Input material: Begin

template <class O, class = void> struct IgHasQuads : std::false_type {};
template <class O> struct IgHasQuads<O, std::void_t<decltype(O::kQuads)>> : std::true_type {};
template <int BM, class Loader>
__device__ __forceinline__ void ig_epilogue_quads(const typename Loader::Params& p,
                                                  const f32x16 (&acc)[IgTile<BM>::TM][IgTile<BM>::TN], int m0, long long n0,
                                                  int wm_off, int wn_off, int lane, int M, long long N) {
    using T = IgTile<BM>;
#pragma unroll
    for (int j = 0; j < T::TN; ++j) {
        const long long n = n0 + wn_off + j * 32 + (lane & 31);
        if (n >= N) continue;
        typename Loader::Out out(p, n);
#pragma unroll
        for (int i = 0; i < T::TM; ++i)
#pragma unroll
            for (int q = 0; q < 4; ++q) {
                const int m = m0 + wm_off + i * 32 + 8 * q + 4 * (lane >> 5);
                if (m < M) out.store_quad(p, m, f32x4{acc[i][j][4 * q], acc[i][j][4 * q + 1], acc[i][j][4 * q + 2], acc[i][j][4 * q + 3]});
            }
    }
}

template <class Loader, bool TWO_PHASE> struct IgRaw { struct type {}; };
template <class Loader> struct IgRaw<Loader, true> { using type = typename Loader::Raw; };

template <int BM>
__device__ __forceinline__ void ig_store_slab(float* __restrict__ slab, const f32x16 (&acc)[IgTile<BM>::TM][IgTile<BM>::TN],
                                              int Mp, long long Np, int m0, long long n0, int wm_off, int wn_off, int lane) {
    using T = IgTile<BM>;
    float* const d = slab + (size_t)blockIdx.y * Mp * Np;
#pragma unroll
    for (int j = 0; j < T::TN; ++j) {
        const long long n = n0 + wn_off + j * 32 + (lane & 31);
#pragma unroll
        for (int i = 0; i < T::TM; ++i)
#pragma unroll
            for (int r = 0; r < 16; ++r) d[(size_t)(m0 + wm_off + i * 32 + mfma_row(r, lane)) * Np + n] = acc[i][j][r];
    }
}

template <int BM, class Loader, bool X3 = false, bool SPLITK = false>
__device__ __forceinline__ void igemm_fwd_body(
    const typename Loader::Params& p, const float* __restrict__ A, int Mp, int Kp, int M, long long N,
    int n_tiles, int m_tiles, float* __restrict__ slab = nullptr, int split_k = 0) {
    using T = IgTile<BM>;
    static_assert(!(X3 && SPLITK), "split-K runs on the f32 pipe");
    constexpr int LDS_A = X3 ? 3 * 2 * BM * 4 : IG_KC * BM, LDS_B = X3 ? 3 * 2 * IG_BN * 4 : IG_KC * IG_BN;
    constexpr int LDS_AB = 2 * LDS_A + 2 * LDS_B;
    static_assert(LDS_AB >= 4 * IG_EPI_WAVE, "the operand buffers hold the epilogue staging tiles");
    __shared__ __attribute__((aligned(16))) float smem[LDS_AB];
    float (*As)[LDS_A] = reinterpret_cast<float (*)[LDS_A]>(smem);
    float (*Bs)[LDS_B] = reinterpret_cast<float (*)[LDS_B]>(smem + 2 * LDS_A);
    const int tid = threadIdx.x, lane = tid & 63, wid = tid >> 6;
    const int wg = xcd_remap(blockIdx.x, n_tiles * m_tiles);
    const int m0 = (wg % m_tiles) * BM;
    const long long n0 = (long long)(wg / m_tiles) * IG_BN;
    const int wm_off = (wid / T::WN) * (T::TM * 32), wn_off = (wid % T::WN) * (T::TN * 32);

    const int nl = tid & (IG_BN - 1), ksub = tid >> 7;
    Loader ld(p, n0 + nl, n0 + nl < N);
    if constexpr (Loader::kHasSideOutput) { if (m0 != 0) ld.disable_col(); }

    f32x16 acc[T::TM][T::TN];
#pragma unroll
    for (int i = 0; i < T::TM; ++i)
#pragma unroll
        for (int j = 0; j < T::TN; ++j)
#pragma unroll
            for (int r = 0; r < 16; ++r) acc[i][j][r] = 0.0f;

    constexpr int NH = IG_KC / IG_BK;
    f32x4 ra[ig_a_per<BM>()];
    float rb[NH][8];
    u32x4 ra3[ig_a3_per<BM>()];
    typename IgRaw<Loader, Loader::kHasSideOutput>::type raw[NH];
    const IgABuf<BM> abuf(A, Mp, Kp, m0, tid);
    auto stage_store = [&](int buf) {
        if constexpr (X3) ig_store_a_x3<BM>(reinterpret_cast<u32x4*>(As[buf]), tid, ra3);
        else ig_store_a<BM>(As[buf], tid, ra);
        if constexpr (Loader::kHasSideOutput) {
#pragma unroll
            for (int h = 0; h < NH; ++h) ld.finish(raw[h], rb[h]);
        }
        if constexpr (X3) {
            static_assert(NH == 1, "X3 stages one 16-deep MFMA step per chunk");
            unsigned o[3][4];
            x3_split<8>(rb[0], o);
#pragma unroll
            for (int pc = 0; pc < 3; ++pc)
                reinterpret_cast<u32x4*>(Bs[buf])[(pc * 2 + ksub) * IG_BN + nl] = u32x4{o[pc][0], o[pc][1], o[pc][2], o[pc][3]};
        } else {
#pragma unroll
            for (int h = 0; h < NH; ++h)
#pragma unroll
                for (int j = 0; j < 8; ++j) Bs[buf][(h * IG_BK + ksub + 2 * j) * IG_BN + nl] = rb[h][j];
        }
    };
    auto stage_load = [&](int k0) {
        if constexpr (X3) ig_load_a_x3<BM>(reinterpret_cast<const u32x4*>(A), Mp, k0, m0, tid, ra3);
        else abuf.load(k0, ra);
#pragma unroll
        for (int h = 0; h < NH; ++h) {
            if constexpr (Loader::kHasSideOutput) ld.load_raw(k0 + h * IG_BK, ksub, raw[h]);
            else ld.load(k0 + h * IG_BK, ksub, rb[h]);
        }
    };
    if constexpr (X3) {
        const int nchunk = Kp / IG_KC, klast = Kp - IG_KC;
        auto kclamp = [&](int c) { const int k = c * IG_KC; return k < klast ? k : klast; };
        auto frag_read = [&](int st, u32x4 (&fa)[T::TM][3], u32x4 (&fb)[T::TN][3]) {
            ig_read_frag_x3<BM>(reinterpret_cast<const u32x4*>(As[st]), reinterpret_cast<const u32x4*>(Bs[st]), fa, fb,
                                wm_off, wn_off, lane);
        };
        u32x4 fa0[T::TM][3], fb0[T::TN][3], fa1[T::TM][3], fb1[T::TN][3];
        stage_load(0);
        stage_store(0);
        stage_load(kclamp(1));
        __syncthreads();
        frag_read(0, fa0, fb0);
        stage_store(1);
        stage_load(kclamp(2));
        __syncthreads();
        auto step = [&](int c, u32x4 (&ca)[T::TM][3], u32x4 (&cb)[T::TN][3], u32x4 (&na)[T::TM][3], u32x4 (&nb)[T::TN][3]) {
            frag_read((c + 1) & 1, na, nb);
            ig_mma_frag_x3<BM>(ca, cb, acc);
            stage_store(c & 1);
#pragma unroll
            for (int i = 0; i < 6 * T::TM * T::TN; ++i) {
                __builtin_amdgcn_sched_group_barrier(0x008, 1, 0);
                __builtin_amdgcn_sched_group_barrier(0x002, BM == 128 ? 3 : (BM == 64 ? 5 : 6), 0);
            }
            stage_load(kclamp(c + 3));
            __syncthreads();
        };
        constexpr int X3_FOLD = 8;
        f32x16 total[T::TM][T::TN];
#pragma unroll
        for (int i = 0; i < T::TM; ++i)
#pragma unroll
            for (int j = 0; j < T::TN; ++j)
#pragma unroll
                for (int r = 0; r < 16; ++r) total[i][j][r] = 0.0f;
        auto fold = [&]() {
#pragma unroll
            for (int i = 0; i < T::TM; ++i)
#pragma unroll
                for (int j = 0; j < T::TN; ++j)
#pragma unroll
                    for (int r = 0; r < 16; ++r) { total[i][j][r] += acc[i][j][r]; acc[i][j][r] = 0.0f; }
        };
        int c = 0;
        for (; c + 1 < nchunk; c += 2) {
            step(c, fa0, fb0, fa1, fb1);
            step(c + 1, fa1, fb1, fa0, fb0);
            if (((c + 2) & (X3_FOLD - 1)) == 0) fold();
        }
        if (c < nchunk) ig_mma_frag_x3<BM>(fa0, fb0, acc);
#pragma unroll
        for (int i = 0; i < T::TM; ++i)
#pragma unroll
            for (int j = 0; j < T::TN; ++j)
#pragma unroll
                for (int r = 0; r < 16; ++r) acc[i][j][r] += total[i][j][r];
    } else {
    const int kb = SPLITK ? (int)blockIdx.y * split_k : 0;
// ... 6 lines not shown
    for (int k0 = kb; k0 < ke; k0 += IG_KC) {
        ig_mma_chunk<BM>(As[cur], Bs[cur], acc, wm_off, wn_off, lane);
        if (k0 + IG_KC < ke) {
            stage_store(cur ^ 1);
            if (k0 + 2 * IG_KC < ke) stage_load(k0 + 2 * IG_KC);
        }
        __syncthreads();
        cur ^= 1;
    }
    }
    if constexpr (SPLITK) {
        ig_store_slab<BM>(slab, acc, Mp, (long long)n_tiles * IG_BN, m0, n0, wm_off, wn_off, lane);
        return;
    }
    if constexpr (IgHasQuads<typename Loader::Out>::value) {
        ig_epilogue_quads<BM, Loader>(p, acc, m0, n0, wm_off, wn_off, lane, M, N);
        return;
    }
    if constexpr (Loader::Out::kVec4) {
        if (Loader::Out::vec4_ok(p)) {
            ig_epilogue_vec4<BM, Loader>(p, smem + wid * IG_EPI_WAVE, acc, m0, n0, wm_off, wn_off, lane, M, N);
            return;
        }
    }
#pragma unroll
    for (int j = 0; j < T::TN; ++j) {
        const long long n = n0 + wn_off + j * 32 + (lane & 31);
        if (n >= N) continue;
        typename Loader::Out out(p, n);
#pragma unroll
        for (int i = 0; i < T::TM; ++i)
#pragma unroll
            for (int r = 0; r < 16; ++r) {
                const int m = m0 + wm_off + i * 32 + mfma_row(r, lane);
                if (m < M) out.store(p, m, acc[i][j][r]);
            }
    }
}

Input material: End

= Work instruction =
For this exercise, output exactly the lines above from the line with "const long long n0" to the line with "Loader ld(p, n0 + nl, n0 + nl < N);", counting both, and leave out the rest.

= Response area =
    const long long n0 = (long long)(wg / m_tiles) * IG_BN;
    const int wm_off = (wid / T::WN) * (T::TM * 32), wn_off = (wid % T::WN) * (T::TN * 32);

    const int nl = tid & (IG_BN - 1), ksub = tid >> 7;
    Loader ld(p, n0 + nl, n0 + nl < N);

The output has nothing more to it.